Covid business support dries up after 2 years, some €31 billion
After over two years and over 31 billion euros spent, the government's coronavirus support packages for companies end today. Businesses that lost turnover due to the pandemic can no longer count on subsidies to cover their wages or fixed costs. The packages were previously also discontinued but reinstated when new coronavirus restrictions were implemented, NOS reports.
The government paid out massive amounts in Covid-19 support over the past two years. Companies received almost 22.5 billion euros in the NOW regulation to help companies pay their staff's wages. Over 475,000 companies made use of this scheme. And some 400,000 businesses received a total of 8.5 billion euros from the TVL regulation, meant to cover their fixed costs.
The amounts may increase a bit more because entrepreneurs have until April 13 to apply. The application covers the period up to April 1.

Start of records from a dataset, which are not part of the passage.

constexpr uint32_t ST_MIN_BLOCKS = 4;
__global__ __launch_bounds__(ST_THREADS, ST_MIN_BLOCKS) void k_cov_stream(DeviceState st, DeviceBatch b, CovStreamArgs a) {
    NGSQ_FOREGROUND_WAVE();
    extern __shared__ __attribute__((aligned(16))) uint32_t s_dyn[];
    const uint32_t nb = a.cov_cap + 2;
    const uint32_t tid = threadIdx.x, lane = tid & 63;
    const uint32_t wave = (uint32_t)__builtin_amdgcn_readfirstlane((int)(tid >> 6));
    const uint32_t hw = st_hist_words(a.cov_cap);
    uint32_t *const win = s_dyn + wave * (ST_W + hw + ST_HOT + ST_LIST);
    uint32_t *const hist = win + ST_W;
    uint32_t *const hot = hist + hw;
    uint32_t *const lst = hot + ST_HOT;
    for (uint32_t i = lane; i < ST_W + hw + ST_HOT + ST_LIST; i += 64) win[i] = 0;
    __builtin_amdgcn_fence(__ATOMIC_ACQ_REL, "wavefront");
    __builtin_amdgcn_wave_barrier();

    const uint64_t n_wt = (b.n + CS_TILE - 1) / CS_TILE;
    const uint64_t n_full = b.n / CS_TILE;
    const uint64_t n_units = (uint64_t)gridDim.x * ST_WAVES, unit = (uint64_t)blockIdx.x * ST_WAVES + wave;
    const uint64_t per = (n_wt + n_units - 1) / n_units;
    const uint64_t t_begin = per * unit < n_wt ? per * unit : n_wt;
    const uint64_t t_end = t_begin + per < n_wt ? t_begin + per : n_wt;
    const uint32_t maxspan = *st.batch_span;

    uint32_t hot_base = 0;
    int32_t hist_ref = -1;
    uint32_t since_flush = 0;
    u64 zero_run = 0;
    uint32_t lane_zero = 0;
    u64 *bins = a.bin_totals;
    u64 lane_bin = 0;
    uint32_t bin_q = 0, bin_p0 = 1, bin_p1 = 0;
    u64 t_lo = ~0ull, t_hi = 0;
    bool lst_valid = false;
    uint64_t lst_tile = 0;
    int32_t lst_ref = -1;
    uint32_t lst_lo = 0, lst_n = 0;
    int32_t plan_ref = -1;
    uint32_t pH = CS_NONE, pT = CS_NONE, pL = 0;
    uint64_t pOff = 0;

    auto flush_bin = [&]() {
        u64 v = lane_bin;
#pragma unroll
        for (int o = 32; o > 0; o >>= 1) v += __shfl_xor(v, o, 64);
        if (lane == 0 && v) atomicAdd(&bins[bin_q], v);
        lane_bin = 0;
    };
    auto flush_hot = [&]() {
        static_assert((ST_HOT_REP == 4 || ST_HOT_REP == 8) && ST_HOT_BINS <= 64, "one or two uint4 per lane");
        uint4 *const cell = reinterpret_cast<uint4 *>(hot) + (lane < ST_HOT_BINS ? lane : 0u) * (ST_HOT_REP / 4);
        uint32_t t = 0;
        if (lane < ST_HOT_BINS) {
#pragma unroll
            for (uint32_t q = 0; q < ST_HOT_REP / 4; q++) {
// ... 303 lines not shown
                    __builtin_amdgcn_wave_barrier();
                }
            }
        }

        if (from_list) {
            for (uint32_t c = 0; c < lst_n; c += 64) {
                const uint32_t ee = c + lane < lst_n ? lst[c + lane] : 0u;
                const u64 km = __ballot(ee > hi);
                if (ee > hi) lst[new_n + __builtin_amdgcn_mbcnt_hi((uint32_t)(km >> 32), __builtin_amdgcn_mbcnt_lo((uint32_t)km, 0))] = ee;
                new_n += (uint32_t)__popcll(km);
            }
        }
#pragma unroll
        for (uint32_t j = 0; j < 4; j++) {
            const u64 km = __ballot(e[j] > hi);
            const uint32_t kn = (uint32_t)__popcll(km);
            if (new_ok && new_n + kn <= ST_LIST) {
                if (e[j] > hi) lst[new_n + __builtin_amdgcn_mbcnt_hi((uint32_t)(km >> 32), __builtin_amdgcn_mbcnt_lo((uint32_t)km, 0))] = e[j];
                new_n += kn;
            } else {
                new_ok = false;
            }
        }
        lst_valid = new_ok;
        lst_n = new_n;
        lst_tile = t + 1;
        lst_ref = rf_t;
        lst_lo = hi;
        __builtin_amdgcn_fence(__ATOMIC_ACQ_REL, "wavefront");
        __builtin_amdgcn_wave_barrier();
    };

    uint64_t t = t_begin;
    const uint64_t t_full_end = t_end < n_full ? t_end : n_full;
    if (t < t_full_end) {
        StTileIn cur = load_full(t);
        while (t < t_full_end) {
            const uint64_t tn = t + 1;
            const StTileIn nxt = load_full(tn < n_full ? tn : t);
            process(cur, t);
            cur = nxt;
            t = tn;
        }
    }
    if (n_full < n_wt && t_begin <= n_full && n_full < t_end) {
        const uint64_t base = n_full * CS_TILE, r0 = base + (uint64_t)lane * 4;
        int32_t p[4];
        uint32_t c[4];
#pragma unroll
        for (uint32_t j = 0; j < 4; j++) {
            const bool ok = r0 + j < b.n;
            p[j] = ok ? b.pos[r0 + j] : -1;
            c[j] = ok ? st.cov_end[r0 + j] : 0u;
        }
        StTileIn in;
        in.p = make_int4(p[0], p[1], p[2], p[3]);
        in.c = make_uint4(c[0], c[1], c[2], c[3]);
        in.rf_t = in.rf_n = b.ref_id[base];
        in.ps_t = in.ps_n = b.pos[base];
        process(in, n_full);
    }
    flush_hist();
    flush_bin();
#pragma unroll
    for (int o = 32; o > 0; o >>= 1) {
        const u64 l2 = __shfl_xor(t_lo, o, 64), h2 = __shfl_xor(t_hi, o, 64);
        t_lo = l2 < t_lo ? l2 : t_lo;
        t_hi = h2 > t_hi ? h2 : t_hi;
    }
    if (lane == 0 && t_hi > 0) {
        atomicMin(&st.touched[0], t_lo);
        atomicMax(&st.touched[1], t_hi);
    }
}
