template <int SL>
__global__ void __launch_bounds__(GC_THREADS, 1) gru_seq_fwd_cluster_kernel(GcFwdArgs a) {
  extern __shared__ __align__(16) float gc_smem[];
  constexpr int ROW = GcGeom<SL>::ROW;
  const int H = a.H, T = a.T, Bc = a.Bc;
  float* hbuf = gc_smem + GC_BAR_BYTES / 4;
  float* rhbuf = hbuf + 2 * Bc * ROW;
  float* us = rhbuf + Bc * ROW;
  float* xs = us + Bc * GC_MAX_UNITS;
  int* lens = reinterpret_cast<int*>(xs + 2 * Bc * GC_MAX_UNITS * GC_XS);
  const uint32_t bar_h = gc_smem_u32(gc_smem), bar_rh = bar_h + 16;

  const int rank = (int)cluster_rank();
  const int ubeg = rank * H / GC_CLUSTER;
  const int unit_limit = (rank + 1) * H / GC_CLUSTER;
  const int UW = unit_limit - ubeg;
  const int b0 = (blockIdx.x / GC_CLUSTER) * Bc;
  const int nrows = min(Bc, a.B - b0);
  const int lane = threadIdx.x & 31, warp = threadIdx.x >> 5;
  const int unit0_local = warp * GC_UPW;
  const int unit0 = ubeg + unit0_local;
  const bool warp_live = unit0 < unit_limit;

  float wr[GC_UPW][SL], wu[GC_UPW][SL], wc[GC_UPW][SL];
  gc_load_w<SL>(wr, a.Wgh, 2 * H, 1, unit0, unit_limit, lane * SL, H);
  gc_load_w<SL>(wu, a.Wgh + H, 2 * H, 1, unit0, unit_limit, lane * SL, H);
  gc_load_w<SL>(wc, a.Wch, H, 1, unit0, unit_limit, lane * SL, H);

  const int g1 = lane >> 4, r1 = (lane >> 3) & 1, u1 = (lane >> 1) & 3;
  const int r2 = (lane >> 4) & 1, u2 = (lane >> 2) & 3, copy2 = lane & 3;
  const int copy1 = ((lane >> 4) << 1) | (lane & 1);
  const bool ok1 = unit0 + u1 < unit_limit, ok2 = unit0 + u2 < unit_limit;
  const int j1 = unit0 + u1, j2 = unit0 + u2;
  const int pos1 = ok1 ? GcGeom<SL>::pos(j1) : 0, pos2 = ok2 ? GcGeom<SL>::pos(j2) : 0;

  if (threadIdx.x == 0) {
    gc_mbar_init(bar_h);
    gc_mbar_init(bar_h + 8);
    gc_mbar_init(bar_rh);
    gc_mbar_arm(bar_h, gc_phase_bytes(a));
    gc_mbar_arm(bar_h + 8, gc_phase_bytes(a));
    gc_mbar_arm(bar_rh, gc_phase_bytes(a));
  }
  for (int i = threadIdx.x; i < 3 * Bc * ROW; i += GC_THREADS) hbuf[i] = 0.f;
  for (int i = threadIdx.x; i < 2 * Bc * GC_MAX_UNITS * GC_XS; i += GC_THREADS) xs[i] = 0.f;
  for (int b = threadIdx.x; b < Bc; b += GC_THREADS)
    lens[b] = b < nrows ? (a.lengths ? a.lengths[b0 + b] : T) : 0;


  __syncthreads();
  cluster_barrier();
  const int t_first = a.reverse ? T - 1 : 0;
  for (int idx = threadIdx.x; idx < Bc * UW; idx += GC_THREADS) {
    const int b = idx / UW, j = ubeg + (idx - b * UW);
    const float hv = (b < nrows && a.h0) ? a.h0[(int64_t)(b0 + b) * H + j] : 0.f;
    if (b < nrows) a.hprev[((int64_t)(b0 + b) * T + t_first) * H + j] = hv;
    const uint32_t addr = gc_smem_u32(hbuf + b * ROW + GcGeom<SL>::pos(j));
    for (int d = 0; d < GC_CLUSTER; ++d) gc_send(addr, bar_h, d, hv);
  }
  gc_fwd_prefetch(a, t_first, xs, b0, nrows, ubeg, UW);

  GcProf prof(a.prof);
  for (int step = 0; step < T; ++step) {
    const int t = a.reverse ? T - 1 - step : step;
    const bool last = (step == T - 1);
    const int t_next = a.reverse ? t - 1 : t + 1;
    const int64_t row0 = (int64_t)b0 * T + t;
    const int par = step & 1;
    const float* hb = hbuf + par * Bc * ROW;
    const float* xc = xs + par * Bc * GC_MAX_UNITS * GC_XS;

    gc_mbar_wait(bar_h + 8 * par, (step >> 1) & 1);
    if (threadIdx.x == 0 && step + 2 < T) gc_mbar_arm(bar_h + 8 * par, gc_phase_bytes(a));
    prof.lap(a.prof, 0);
    cp_async_wait_all();
    __syncthreads();
    if (!last) gc_fwd_prefetch(a, t_next, xs + (par ^ 1) * Bc * GC_MAX_UNITS * GC_XS, b0, nrows, ubeg, UW);
    prof.lap(a.prof, 1);

    if (warp_live) {
      for (int r0 = 0; r0 < Bc; r0 += GC_RB) {
        float ar[GC_RB][GC_UPW], au[GC_RB][GC_UPW];
        gc_dot<SL>(hb, r0, lane, wr, ar);
        gc_dot<SL>(hb, r0, lane, wu, au);
        float v[2 * GC_RB * GC_UPW];
#pragma unroll
        for (int r = 0; r < GC_RB; ++r)
#pragma unroll
          for (int u = 0; u < GC_UPW; ++u) {
            v[r * GC_UPW + u] = ar[r][u];
            v[GC_RB * GC_UPW + r * GC_UPW + u] = au[r][u];
          }
        gc_reduce_scatter<2 * GC_RB * GC_UPW>(v, lane);
        const int b = r0 + r1, ul = unit0_local + u1;
        const float g = sigmoidf_(v[0] + xc[(b * GC_MAX_UNITS + ul) * GC_XS + g1]);
        const float rhv = g * hb[b * ROW + pos1];
        const float rh_peer = __shfl_xor_sync(0xffffffffu, rhv, 16);
        const float rh_send = g1 == 0 ? rhv : rh_peer;
        if (ok1) {
          if ((lane & 1) == 0) {
            if (b < nrows) {
              const int64_t row = row0 + (int64_t)b * T;
              a.gates[row * 3 * H + g1 * H + j1] = g;
              if (g1 == 0) a.rh[row * H + j1] = rhv;
            }
            if (g1 == 1) us[b * GC_MAX_UNITS + ul] = g;
          }
          const uint32_t addr = gc_smem_u32(rhbuf + b * ROW + pos1);
          gc_send(addr, bar_rh, 2 * copy1, rh_send);
          gc_send(addr, bar_rh, 2 * copy1 + 1, rh_send);
        }
      }
      __syncwarp();
    }
    prof.lap(a.prof, 2);
    gc_mbar_wait(bar_rh, step & 1);
    if (threadIdx.x == 0 && !last) gc_mbar_arm(bar_rh, gc_phase_bytes(a));
    prof.lap(a.prof, 3);

    if (warp_live) {
      const uint32_t bar_next = bar_h + 8 * (par ^ 1);
      float* hn_buf = hbuf + (par ^ 1) * Bc * ROW;
      for (int r0 = 0; r0 < Bc; r0 += GC_RB) {
        float ac[GC_RB][GC_UPW];
        gc_dot<SL>(rhbuf, r0, lane, wc, ac);
        float v[GC_RB * GC_UPW];
#pragma unroll
        for (int r = 0; r < GC_RB; ++r)
#pragma unroll
          for (int u = 0; u < GC_UPW; ++u) v[r * GC_UPW + u] = ac[r][u];
        gc_reduce_scatter<GC_RB * GC_UPW>(v, lane);
        if (!ok2) continue;
        const int b = r0 + r2, ul = unit0_local + u2;
        const float* xd = xc + (b * GC_MAX_UNITS + ul) * GC_XS;
        const float c = tanhf(v[0] + xd[2]);
        const float hv = hb[b * ROW + pos2];
        const float uu = us[b * GC_MAX_UNITS + ul];
        const bool live = t < lens[b];
        float hn = live ? (uu * hv + (1.f - uu) * c) : hv;
        const float raw = live ? hn : 0.f;
        if (a.drop_mask && live) hn *= xd[3];
        if (b < nrows) {
          const int64_t row = row0 + (int64_t)b * T;
          if (copy2 == 0) a.gates[row * 3 * H + 2 * H + j2] = c;
          else if (copy2 == 1) a.states[row * H + j2] = live ? hn : 0.f;
          else if (copy2 == 2) { if (a.raw_states) a.raw_states[row * H + j2] = raw; }
          else if (last) a.final_state[(int64_t)(b0 + b) * H + j2] = hn;
          else a.hprev[((int64_t)(b0 + b) * T + t_next) * H + j2] = hn;
        }
        if (!last) {
          const uint32_t addr = gc_smem_u32(hn_buf + b * ROW + pos2);
          gc_send(addr, bar_next, 2 * copy2, hn);
          gc_send(addr, bar_next, 2 * copy2 + 1, hn);
        }
      }
    }
    prof.lap(a.prof, 4);
  }
  cluster_barrier();
}
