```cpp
hipError_t launch_untile(const FrameDev &fr, const float *d_tiles, float *d_image, hipStream_t stream);
hipError_t launch_untile_u32(const FrameDev &fr, const uint32_t *d_tiles, uint32_t *d_image, hipStream_t stream);
hipError_t launch_post(float *d_img, int64_t n, int spp, hipStream_t stream);
uint32_t pick_query_variant(uint32_t features);
hipError_t launch_query(uint32_t variant, const SceneDev &sc, const QueryDev &qd, int n_cu, int64_t n, const float *d_o,
                        const float *d_d, const float *d_t_max, int32_t *d_hits, unsigned long long *d_abandoned,
                        unsigned long long *d_check, hipStream_t stream);
hipError_t launch_occlusion(uint32_t variant, const SceneDev &sc, const float near_lo[3], const float near_hi[3],
                            float near_short, int n_cu, int64_t n, const PathList *list, const float *d_o, const float *d_d,
                            const float *d_t_max, uint8_t *d_occluded, unsigned long long *d_counts,
                            unsigned long long *d_check, hipStream_t stream);
constexpr size_t kCallParamsOffset = 256;
hipError_t launch_trace(uint32_t variant, const SceneDev &sc, bool tex_layers, int n_cu, int64_t n, int max_depth,
                        const float *d_o, const float *d_d, uint32_t *d_states, float *d_radiance,
                        uint32_t *d_ray_counts, unsigned long long *d_work, hipStream_t stream);
hipError_t launch_bounce(uint32_t variant, const SceneDev &sc, const QueryDev &qd, int n_cu, int64_t n, const PathList *list,
                         float *d_o, float *d_d, uint32_t *d_states, float *d_emitted, float *d_attenuation, int32_t *d_hits,
                         uint32_t *d_steps, unsigned long long *d_work, hipStream_t stream);
size_t path_compact_scratch_bytes(int64_t n_list);
hipError_t launch_path_compact(int64_t n, const float *d_origins, const float *d_dirs, const PathList &in, uint32_t *d_list_out,
                               uint32_t *d_count_out, uint32_t *d_scratch, hipStream_t stream);
static inline int64_t cdiv(int64_t a, int64_t b) { return (a + b - 1) / b; }
inline unsigned list_grid(uint32_t n_list, int threads, int n_cu, int blocks_per_cu) {
  const int64_t want = ((int64_t)n_list + threads - 1) / threads, cap = (int64_t)(n_cu > 0 ? n_cu : 1) * blocks_per_cu;
  return (unsigned)(want < cap ? want : cap);
}
hipError_t launch_path_fold(int64_t n, int layers, const float *d_dirs, const uint32_t *d_steps, const float *d_emitted,
                            const float *d_attenuation, float *d_radiance, hipStream_t stream);
struct Scene;
struct LightRec;
struct DirectArgs;
void build_light_table(const Scene &s, std::vector<rtmi_light> *lights, std::vector<uint32_t> *light_mats);
void light_records(const std::vector<rtmi_light> &lights, std::vector<LightRec> *recs, std::vector<float> *cdf);
hipError_t launch_direct_sample(const DirectArgs &a, int n_cu, hipStream_t stream);
struct DirectMisArgs;
void build_hit_light_map(const std::vector<rtmi_light> &lights, std::vector<int32_t> *map, int32_t *n_entries);
hipError_t launch_direct_sample_mis(const DirectMisArgs &a, int n_cu, hipStream_t stream);
hipError_t launch_direct_sample_sph(const DirectMisArgs &a, bool mis, int n_cu, hipStream_t stream);
hipError_t launch_path_fold_direct(int64_t n, int layers, const float *d_dirs, const uint32_t *d_steps, const float *d_emitted,
                                   const float *d_attenuation, const float *d_direct, const uint8_t *d_occluded,
                                   float *d_radiance, hipStream_t stream);
hipError_t launch_budget(uint32_t variant, const SceneDev &sc, bool tex_layers, int n_cu, const FrameDev &fr,
                         const uint32_t *d_budget, uint32_t *d_states, float *d_sum, float *d_sq, uint32_t *d_samples,
                         uint32_t *d_ray_counts, const FeatureBufs *feat, unsigned long long *d_work, hipStream_t stream);
hipError_t launch_resolve_features(const FrameDev &fr, const FeatureBufs &sums, const uint32_t *d_samples,
                                   const FeatureBufs &out, hipStream_t stream);
hipError_t launch_budget_plan(const FrameDev &fr, int min_samples, int max_samples, int step, float tolerance, float floor,
                              const float *d_sum, const float *d_sq, const uint32_t *d_samples, uint32_t *d_budget,
                              unsigned long long *d_totals, hipStream_t stream);
hipError_t launch_resolve(const FrameDev &fr, const float *d_sum, const uint32_t *d_samples, int post, float *d_tiles,
                          hipStream_t stream);
hipError_t launch_resolve_variance(const FrameDev &fr, const float *d_sum, const float *d_sq, const uint32_t *d_samples,
                                   float *d_var, hipStream_t stream);
struct DenoiseCall {
  int height, width, iterations, normal_squarings, demodulate;
  float sigma_color, sigma_depth;
  const float *color, *variance, *albedo, *normal, *depth, *alpha;
  float *out, *out_variance;
  void *scratch;
};
size_t denoise_scratch_bytes(int height, int width);
hipError_t launch_denoise(const DenoiseCall &d, hipStream_t stream);
struct AccumulateCall {
  int height, width;
  float normal_min, depth_tolerance, min_blend;
  float e[3], h[3], v[3], p[3];
  float prev_p[3], r[3][3];
  const float *color, *variance, *normal, *depth, *alpha;
  const void *history_in;
  void *history_out;
  float *out, *out_variance, *out_length;
};
size_t history_bytes(int height, int width);
hipError_t launch_accumulate(const AccumulateCall &c, hipStream_t stream);
hipError_t launch_camera_rays(const FrameDev &fr, const CameraDev &cam, const float w[3], int kind, float fov,
                              const uint32_t *d_budget, uint32_t sample, uint32_t *d_states, float *d_origins,
                              float *d_dirs, hipStream_t stream);
hipError_t launch_sample_add(const FrameDev &fr, const uint32_t *d_budget, uint32_t sample, const float *d_radiance,
                             const uint32_t *d_trace_counts, float *d_sum, float *d_sq, uint32_t *d_samples,
                             uint32_t *d_ray_counts, hipStream_t stream);
struct AdvanceCall {
  const uint32_t *budget;
  PathList list;
  float *origins, *dirs;
  uint32_t *states, *steps;
  const float *emitted, *attenuation;
  float *emitted_stack, *attenuation_stack;
  uint32_t *cursor;
  float *sum, *sq;
  uint32_t *samples, *ray_counts;
  unsigned long long *counts;
};
hipError_t launch_path_advance(const FrameDev &fr, const CameraDev &cam, const float w[3], int kind, float fov,
                               const AdvanceCall &c, int n_cu, hipStream_t stream);
#ifdef RTMI_STATS
hipError_t copy_wave_stats(unsigned long long *host, size_t bytes);
#endif
#ifdef RTMI_CHECK_MARGINS
hipError_t launch_add_one(unsigned long long *d_word, hipStream_t stream);
#endif
hipError_t launch_arithmetic_selftest(unsigned long long *d_bad, hipStream_t stream);

}
```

While the government support measures helped keep businesses afloat and unemployment low, criticism of the generic nature of the measures grew the longer the support lasted. In April last year, Pieter Hasekamp of the central planning office CPB warned that the support threatened to freeze parts of the economy. The longer the support lasted, the greater the disadvantages became, the CPB said in an evaluation.
Dutch central bank DNB also increasingly pointed out disadvantages to the support package. According to the regulator, it placed a heavy burden on public finances and would eventually disrupt healthy economic dynamics as it kept struggling businesses alive that would have died if there had been no pandemic and no support.